▶ **Records provided**:
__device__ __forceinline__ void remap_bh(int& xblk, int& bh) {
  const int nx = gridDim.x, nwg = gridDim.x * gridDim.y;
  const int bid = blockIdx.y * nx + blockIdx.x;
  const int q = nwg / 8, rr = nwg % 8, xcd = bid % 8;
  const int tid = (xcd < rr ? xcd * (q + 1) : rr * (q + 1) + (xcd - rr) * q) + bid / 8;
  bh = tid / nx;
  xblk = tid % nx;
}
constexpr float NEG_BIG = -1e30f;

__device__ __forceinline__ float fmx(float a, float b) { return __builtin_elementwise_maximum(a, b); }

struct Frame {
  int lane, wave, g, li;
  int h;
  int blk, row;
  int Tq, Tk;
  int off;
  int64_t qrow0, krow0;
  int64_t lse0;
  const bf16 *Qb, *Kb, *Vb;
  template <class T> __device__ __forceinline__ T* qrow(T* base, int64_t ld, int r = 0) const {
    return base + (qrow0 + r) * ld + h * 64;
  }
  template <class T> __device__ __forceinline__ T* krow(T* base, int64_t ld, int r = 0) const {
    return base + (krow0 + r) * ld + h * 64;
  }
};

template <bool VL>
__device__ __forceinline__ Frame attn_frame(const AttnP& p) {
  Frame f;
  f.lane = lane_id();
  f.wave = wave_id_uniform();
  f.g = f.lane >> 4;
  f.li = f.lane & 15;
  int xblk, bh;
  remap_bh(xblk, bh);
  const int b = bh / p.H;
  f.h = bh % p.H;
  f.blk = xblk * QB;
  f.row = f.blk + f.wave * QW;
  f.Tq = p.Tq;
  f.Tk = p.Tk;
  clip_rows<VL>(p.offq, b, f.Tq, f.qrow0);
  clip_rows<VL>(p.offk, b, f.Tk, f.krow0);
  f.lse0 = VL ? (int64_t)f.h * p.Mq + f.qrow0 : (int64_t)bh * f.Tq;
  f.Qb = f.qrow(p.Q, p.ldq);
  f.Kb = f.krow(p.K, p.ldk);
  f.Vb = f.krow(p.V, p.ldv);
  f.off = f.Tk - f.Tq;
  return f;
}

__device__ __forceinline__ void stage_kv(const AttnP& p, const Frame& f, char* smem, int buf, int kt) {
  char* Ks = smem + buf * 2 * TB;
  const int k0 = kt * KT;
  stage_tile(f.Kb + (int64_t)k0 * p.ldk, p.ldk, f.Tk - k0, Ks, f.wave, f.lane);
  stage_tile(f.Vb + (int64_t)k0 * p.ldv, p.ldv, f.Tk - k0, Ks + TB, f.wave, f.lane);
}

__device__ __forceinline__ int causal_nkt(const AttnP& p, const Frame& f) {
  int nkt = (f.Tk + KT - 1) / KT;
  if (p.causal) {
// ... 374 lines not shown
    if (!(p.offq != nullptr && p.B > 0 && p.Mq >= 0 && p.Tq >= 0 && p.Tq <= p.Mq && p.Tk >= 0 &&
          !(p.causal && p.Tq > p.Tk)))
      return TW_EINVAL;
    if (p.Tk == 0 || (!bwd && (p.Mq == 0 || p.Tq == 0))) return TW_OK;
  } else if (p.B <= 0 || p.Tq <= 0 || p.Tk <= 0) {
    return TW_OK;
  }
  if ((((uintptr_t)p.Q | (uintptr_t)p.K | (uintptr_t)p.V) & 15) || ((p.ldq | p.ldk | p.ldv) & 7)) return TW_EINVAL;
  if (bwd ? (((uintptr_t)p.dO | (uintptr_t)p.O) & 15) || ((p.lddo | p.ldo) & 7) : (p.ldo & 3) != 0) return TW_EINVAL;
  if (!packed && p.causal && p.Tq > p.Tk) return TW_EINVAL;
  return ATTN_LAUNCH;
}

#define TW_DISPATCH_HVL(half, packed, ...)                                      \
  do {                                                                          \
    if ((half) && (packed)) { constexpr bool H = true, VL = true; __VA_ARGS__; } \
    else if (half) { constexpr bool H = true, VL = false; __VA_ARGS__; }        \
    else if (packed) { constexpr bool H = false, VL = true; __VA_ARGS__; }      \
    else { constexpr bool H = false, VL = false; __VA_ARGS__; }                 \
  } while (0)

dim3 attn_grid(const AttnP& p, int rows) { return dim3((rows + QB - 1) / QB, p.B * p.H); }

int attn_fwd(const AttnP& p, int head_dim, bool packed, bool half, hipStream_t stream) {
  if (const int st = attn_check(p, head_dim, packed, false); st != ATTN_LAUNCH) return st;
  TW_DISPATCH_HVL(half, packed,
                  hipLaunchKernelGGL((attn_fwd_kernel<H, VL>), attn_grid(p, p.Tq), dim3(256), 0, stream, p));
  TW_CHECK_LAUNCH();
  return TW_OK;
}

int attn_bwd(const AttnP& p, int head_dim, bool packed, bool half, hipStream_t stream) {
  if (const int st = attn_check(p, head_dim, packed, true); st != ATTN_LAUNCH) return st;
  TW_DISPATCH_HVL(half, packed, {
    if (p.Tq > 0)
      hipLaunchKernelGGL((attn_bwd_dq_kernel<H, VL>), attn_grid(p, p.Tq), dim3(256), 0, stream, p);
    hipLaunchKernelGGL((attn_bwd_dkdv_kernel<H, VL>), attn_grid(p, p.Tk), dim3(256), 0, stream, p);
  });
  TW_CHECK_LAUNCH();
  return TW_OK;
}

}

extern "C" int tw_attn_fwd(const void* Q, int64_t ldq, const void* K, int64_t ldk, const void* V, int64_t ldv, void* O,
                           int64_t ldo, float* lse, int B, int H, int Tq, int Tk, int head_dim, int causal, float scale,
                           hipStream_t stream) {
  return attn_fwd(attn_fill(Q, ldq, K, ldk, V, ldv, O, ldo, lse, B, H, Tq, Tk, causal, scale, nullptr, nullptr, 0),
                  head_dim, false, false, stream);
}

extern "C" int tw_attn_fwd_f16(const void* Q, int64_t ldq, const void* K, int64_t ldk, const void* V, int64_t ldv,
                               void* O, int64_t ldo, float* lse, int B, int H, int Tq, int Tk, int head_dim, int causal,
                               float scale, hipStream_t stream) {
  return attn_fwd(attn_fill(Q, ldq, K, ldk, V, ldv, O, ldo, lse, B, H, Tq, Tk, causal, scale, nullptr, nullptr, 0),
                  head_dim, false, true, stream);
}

▶ **Work order**:
What you return must match the listing exactly, with nothing missing.

▶ **Exercise solution**:
__device__ __forceinline__ void remap_bh(int& xblk, int& bh) {
  const int nx = gridDim.x, nwg = gridDim.x * gridDim.y;
  const int bid = blockIdx.y * nx + blockIdx.x;
  const int q = nwg / 8, rr = nwg % 8, xcd = bid % 8;
  const int tid = (xcd < rr ? xcd * (q + 1) : rr * (q + 1) + (xcd - rr) * q) + bid / 8;
  bh = tid / nx;
  xblk = tid % nx;
}
constexpr float NEG_BIG = -1e30f;

__device__ __forceinline__ float fmx(float a, float b) { return __builtin_elementwise_maximum(a, b); }

struct Frame {
  int lane, wave, g, li;
  int h;
  int blk, row;
  int Tq, Tk;
  int off;
  int64_t qrow0, krow0;
  int64_t lse0;
  const bf16 *Qb, *Kb, *Vb;
  template <class T> __device__ __forceinline__ T* qrow(T* base, int64_t ld, int r = 0) const {
    return base + (qrow0 + r) * ld + h * 64;
  }
  template <class T> __device__ __forceinline__ T* krow(T* base, int64_t ld, int r = 0) const {
    return base + (krow0 + r) * ld + h * 64;
  }
};

template <bool VL>
__device__ __forceinline__ Frame attn_frame(const AttnP& p) {
  Frame f;
  f.lane = lane_id();
  f.wave = wave_id_uniform();
  f.g = f.lane >> 4;
  f.li = f.lane & 15;
  int xblk, bh;
  remap_bh(xblk, bh);
  const int b = bh / p.H;
  f.h = bh % p.H;
  f.blk = xblk * QB;
  f.row = f.blk + f.wave * QW;
  f.Tq = p.Tq;
  f.Tk = p.Tk;
  clip_rows<VL>(p.offq, b, f.Tq, f.qrow0);
  clip_rows<VL>(p.offk, b, f.Tk, f.krow0);
  f.lse0 = VL ? (int64_t)f.h * p.Mq + f.qrow0 : (int64_t)bh * f.Tq;
  f.Qb = f.qrow(p.Q, p.ldq);
  f.Kb = f.krow(p.K, p.ldk);
  f.Vb = f.krow(p.V, p.ldv);
  f.off = f.Tk - f.Tq;
  return f;
}

__device__ __forceinline__ void stage_kv(const AttnP& p, const Frame& f, char* smem, int buf, int kt) {
  char* Ks = smem + buf * 2 * TB;
  const int k0 = kt * KT;
  stage_tile(f.Kb + (int64_t)k0 * p.ldk, p.ldk, f.Tk - k0, Ks, f.wave, f.lane);
  stage_tile(f.Vb + (int64_t)k0 * p.ldv, p.ldv, f.Tk - k0, Ks + TB, f.wave, f.lane);
}

__device__ __forceinline__ int causal_nkt(const AttnP& p, const Frame& f) {
  int nkt = (f.Tk + KT - 1) / KT;
  if (p.causal) {
// ... 374 lines not shown
    if (!(p.offq != nullptr && p.B > 0 && p.Mq >= 0 && p.Tq >= 0 && p.Tq <= p.Mq && p.Tk >= 0 &&
          !(p.causal && p.Tq > p.Tk)))
      return TW_EINVAL;
    if (p.Tk == 0 || (!bwd && (p.Mq == 0 || p.Tq == 0))) return TW_OK;
  } else if (p.B <= 0 || p.Tq <= 0 || p.Tk <= 0) {
    return TW_OK;
  }
  if ((((uintptr_t)p.Q | (uintptr_t)p.K | (uintptr_t)p.V) & 15) || ((p.ldq | p.ldk | p.ldv) & 7)) return TW_EINVAL;
  if (bwd ? (((uintptr_t)p.dO | (uintptr_t)p.O) & 15) || ((p.lddo | p.ldo) & 7) : (p.ldo & 3) != 0) return TW_EINVAL;
  if (!packed && p.causal && p.Tq > p.Tk) return TW_EINVAL;
  return ATTN_LAUNCH;
}

#define TW_DISPATCH_HVL(half, packed, ...)                                      \
  do {                                                                          \
    if ((half) && (packed)) { constexpr bool H = true, VL = true; __VA_ARGS__; } \
    else if (half) { constexpr bool H = true, VL = false; __VA_ARGS__; }        \
    else if (packed) { constexpr bool H = false, VL = true; __VA_ARGS__; }      \
    else { constexpr bool H = false, VL = false; __VA_ARGS__; }                 \
  } while (0)

dim3 attn_grid(const AttnP& p, int rows) { return dim3((rows + QB - 1) / QB, p.B * p.H); }

int attn_fwd(const AttnP& p, int head_dim, bool packed, bool half, hipStream_t stream) {
  if (const int st = attn_check(p, head_dim, packed, false); st != ATTN_LAUNCH) return st;
  TW_DISPATCH_HVL(half, packed,
                  hipLaunchKernelGGL((attn_fwd_kernel<H, VL>), attn_grid(p, p.Tq), dim3(256), 0, stream, p));
  TW_CHECK_LAUNCH();
  return TW_OK;
}

int attn_bwd(const AttnP& p, int head_dim, bool packed, bool half, hipStream_t stream) {
  if (const int st = attn_check(p, head_dim, packed, true); st != ATTN_LAUNCH) return st;
  TW_DISPATCH_HVL(half, packed, {
    if (p.Tq > 0)
      hipLaunchKernelGGL((attn_bwd_dq_kernel<H, VL>), attn_grid(p, p.Tq), dim3(256), 0, stream, p);
    hipLaunchKernelGGL((attn_bwd_dkdv_kernel<H, VL>), attn_grid(p, p.Tk), dim3(256), 0, stream, p);
  });
  TW_CHECK_LAUNCH();
  return TW_OK;
}

}

extern "C" int tw_attn_fwd(const void* Q, int64_t ldq, const void* K, int64_t ldk, const void* V, int64_t ldv, void* O,
                           int64_t ldo, float* lse, int B, int H, int Tq, int Tk, int head_dim, int causal, float scale,
                           hipStream_t stream) {
  return attn_fwd(attn_fill(Q, ldq, K, ldk, V, ldv, O, ldo, lse, B, H, Tq, Tk, causal, scale, nullptr, nullptr, 0),
                  head_dim, false, false, stream);
}

extern "C" int tw_attn_fwd_f16(const void* Q, int64_t ldq, const void* K, int64_t ldk, const void* V, int64_t ldv,
                               void* O, int64_t ldo, float* lse, int B, int H, int Tq, int Tk, int head_dim, int causal,
                               float scale, hipStream_t stream) {
  return attn_fwd(attn_fill(Q, ldq, K, ldk, V, ldv, O, ldo, lse, B, H, Tq, Tk, causal, scale, nullptr, nullptr, 0),
                  head_dim, false, true, stream);
}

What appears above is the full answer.